Ice dams are a common homeowner’s nightmare in the winter whenever it snows, potentially causing major and costly water damage to your roof and even ceilings. Ice dams occur when snow on the roof melts slightly then refreezes when the runoff reaches the eaves, often in the gutters. When the day warms even slightly, the top layer melts but is unable to drain off properly, resulting in a pool of water up against the base of your roof. The water then often seeps under the roofing material, sometimes as much as 5ft or even 10ft up. Eventually, the water can work its way into your house’s soffits, walls, and even ceilings. When it comes to ice dams, an ounce of prevention is worth far more than a pound of cure.
Try to purchase a roof rake or snow rake (a type of rake specially designed for cleaning your roof of snow) before the first snow of the season, then scrape the snow off your roof after each snowfall, or pay someone to come out and scrape the snow for you. This can also help avoid problems with the snow falling suddenly and possibly hitting someone when it comes loose as it melts. Unfortunately, snow rakes only work for single-story homes – they’re not long enough to reach a second floor, and you should never use a roof rake while standing on a ladder. Snow rakes work well if you experience heavy snows only rarely, but can be tedious to use.You will also need to be careful to not damage shingles since they can become brittle in the cold. Specially designed roof rakes are available for clearing snow off solar panels – standard roof rakes should not be used on panels as they can scratch the photorefractive surface.
If nothing else works, heat cables can help prevent ice dams as a fallback measure, especially if installed in the gutters and the downspout. Heat cables run over portions of the roof in a zigzag pattern, melting away ice and snow when turned on and can help if installed on a part of your roof particularly prone to ice dams. They might not prevent ice dams entirely, but heat cables can create enough of a channel for water to drain away, preventing some water damage.
Next time you need to replace your roof, also consider adding a special ice-and-water barrier under the shingles up to 3ft to 6ft from the roof’s edge. It will help with waterproofing, and the building codes in most areas now actually require an ice-and-water barrier to be installed under your roof. Your local building inspector will know how far up the barrier needs to extend in your region.
A Colder Roof
Generally speaking, ice dams form when the surface of your roof is above freezing, but the edges of your roof are below freezing. As hot air leaks from inside your house, it warms up your roof, often just enough to bring it right to the edge of freezing, creating the conditions in which ice dams can form. Many of the methods listed here can also reduce heat leakage, lowering your heating bill.
The average U.S. home loses about one-third of its heat through the ceiling and into the attic, and from there into the outside world. Most of that loss is due to leaks between the conditioned home and unconditioned attic. Unfortunately, air leaks are a hard nut to crack, since you usually have to go into the attic, pull back insulation, and plug any leaks by hand with foam, caulk, or other methods. Leaks usually occur around anything that penetrates the ceiling, like pipes, ceiling fixtures, access hatches, and others. Sealing leaks is ideally a cold-weather project since otherwise your attic will likely be too warm.
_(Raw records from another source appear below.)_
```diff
@@ -438,27 +446,52 @@
         slot = slot == kNBUF - 1 ? 0 : slot + 1;
         ++G;
     };
+    const int act_stores = p.out != nullptr ? kStoresPerEpilogue : 0;
     if (role == 0) {
+        lane_setup();
+        open_interval(0);
+        load_transform(slot);
+        __builtin_amdgcn_sched_barrier(0);
+        multiply(std::true_type{});
+        close_interval();
         int tile = 0;
+        int stores = 0, stores_next = 0;
         do {
-            open_interval(tile > 0);
-            load_transform(slot);
-            __builtin_amdgcn_sched_barrier(0);
-            multiply(std::true_type{});
-            close_interval();
             int q = 1;
             do {
-                open_interval(false);
+                open_interval(stores);
+                if constexpr (RGB) {
+                    if (stores_next != 0) finish_rgb();
+                }
+                stores = stores_next;
+                stores_next = 0;
+                asm volatile("" : "+s"(stores), "+s"(stores_next));
                 load_transform(slot);
                 __builtin_amdgcn_sched_barrier(0);
                 multiply(std::false_type{});
                 close_interval();
             } while (++q < n);
+            const bool more = tile + 1 < my_tiles;
+            if (more)
+                open_interval(0);
+            else
+                cur_valid = false;
             epilogue(tile);
+            stores = act_stores;
+            stores_next = RGB ? kRgbStores : 0;
+            if (more) {
+                load_transform(slot);
+            } else {
+#pragma unroll
+                for (int k = 0; k < 36; ++k) asm volatile("" : "=v"(V[k]), "=v"(A[k]));
+            }
+            __builtin_amdgcn_sched_barrier(0);
+            multiply(std::true_type{});
+            if (more) close_interval();
         } while (++tile < my_tiles);
-        if constexpr (RGB) __builtin_amdgcn_s_barrier();
     } else {
-        open_interval(false);
+        lane_setup();
+        open_interval(0);
         if (cur_valid) {
 #pragma unroll
             for (int r = 0; r < kPiecesPerWave; ++r) stage_piece(r);
@@ -467,26 +500,24 @@
         close_interval();
         int tile = 0;
         do {
-            open_interval(tile > 0, RGB);
+            open_interval(tile > 0 ? act_stores : 0);
             multiply(std::true_type{});
             __builtin_amdgcn_sched_barrier(0);
             load_transform(slot);
             close_interval();
             int q = 2;
             do {
-                open_interval(false);
+                open_interval(0);
                 multiply(std::false_type{});
                 __builtin_amdgcn_sched_barrier(0);
                 load_transform(slot);
                 close_interval();
             } while (++q < n);
             const bool more = tile + 1 < my_tiles;
-            if (more) {
-                open_interval(false);
-            } else {
+            if (more)
+                open_interval(0);
+            else
                 cur_valid = false;
-                if constexpr (RGB) __builtin_amdgcn_s_barrier();
-            }
             multiply(std::false_type{});
             __builtin_amdgcn_sched_barrier(0);
             epilogue(tile);
@@ -495,6 +526,11 @@
                 close_interval();
             }
         } while (++tile < my_tiles);
+    }
+    if constexpr (RGB) {
+        __builtin_amdgcn_s_barrier();
+        asm volatile("" ::: "memory");
+        if (role == 0) finish_rgb();
     }
     asm volatile("s_waitcnt vmcnt(0)" ::: "memory");
 }
@@ -542,7 +578,9 @@
     const bool narrow = args.W % 64 != 0;
     void (*const kernel)(const ConvArgs) = narrow ? (rgb ? winograd43_w32_rgb_kernel : winograd43_w32_kernel) : (rgb ? winograd43_rgb_kernel : winograd43_kernel);
     const int tw = narrow ? 32 : 64, th = 1024 / tw;
-    const size_t lds_bytes = sizeof(float) * ((size_t)kNBUF * (narrow ? Geo43<32>::kSlot : Geo43<64>::kSlot) + 2 * kConstFloats + (rgb ? kRgbXchgFloats : 0));
+    const size_t lds_bytes = sizeof(float) * ((size_t)kNBUF * (narrow ? Geo43<32>::kSlot : Geo43<64>::kSlot) + 2 * kConstFloats + (rgb ? 2 * kRgbXchgFloats : 0));
+    static_assert(sizeof(float) * (kNBUF * std::max(Geo43<32>::kSlot, Geo43<64>::kSlot) + 2 * kConstFloats + 2 * kRgbXchgFloats) + 64 <= 160 * 1024 || kNBUF != 3,
+                  "ring + tile constants + ToRGB buffers must fit the LDS of a CU");
     static PerDeviceInt resident[4];
     int resident_blocks = 0;
     hipError_t e = resident[(narrow ? 2 : 0) + (rgb ? 1 : 0)].get(
```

Heat loss also occurs through inadequate insulation. How much insulation you need varies depending on where you live. Generally, blown-in cellulose and fiberglass will serve better in colder regions, since they leave fewer gaps. See an article on installing insulation for a more in-depth look at how much and what kind of attic insulation your home needs. You will also want to make sure that any insulation doesn’t block your airflow. Baffles usually prevent blocked airflow, though you will still want to check your soffit vents.
Adding attic ventilation to an unfinished attic will make the attic colder, keeping the roof from heating up. Attic ventilation can be complicated. Generally speaking, you need about 1 sq ft of vent (the actual openings, added together for total vent area) per 300 sq ft of ceiling area (the size of the attic floor), with half of the total vent area low on the roof and half high on the roof. Look at your existing vents to find the area of each (which should be stamped somewhere easily visible), then add the area of your existing vents together to find out how much you still need. Some roof styles are harder to vent than others. When in doubt, contact a qualified contractor for advice and guidance.
Also, whenever you make your home more airtight, double check your combustion appliances, including furnaces and most water heaters, for backdrafts. If your appliance isn’t drafting properly, it could be leaking deadly waste products into your home. If you suspect you might have a problem with back drafting, contact a licensed home inspector to check your house and combustion appliances.
What to Do If a Dam Forms
Sometimes even the best preventative measures can’t stop dams from forming. Try to carefully remove any forming ice from your gutters. If you have heat cables, they can also reduce the damage a building ice dam will do. The safest way to remove the ice entirely, though, is to hire a roofing company to use a steamer to remove any ice and snow. A steamer uses hot water at high pressure to melt the ice without risking the damage that an ice pick does.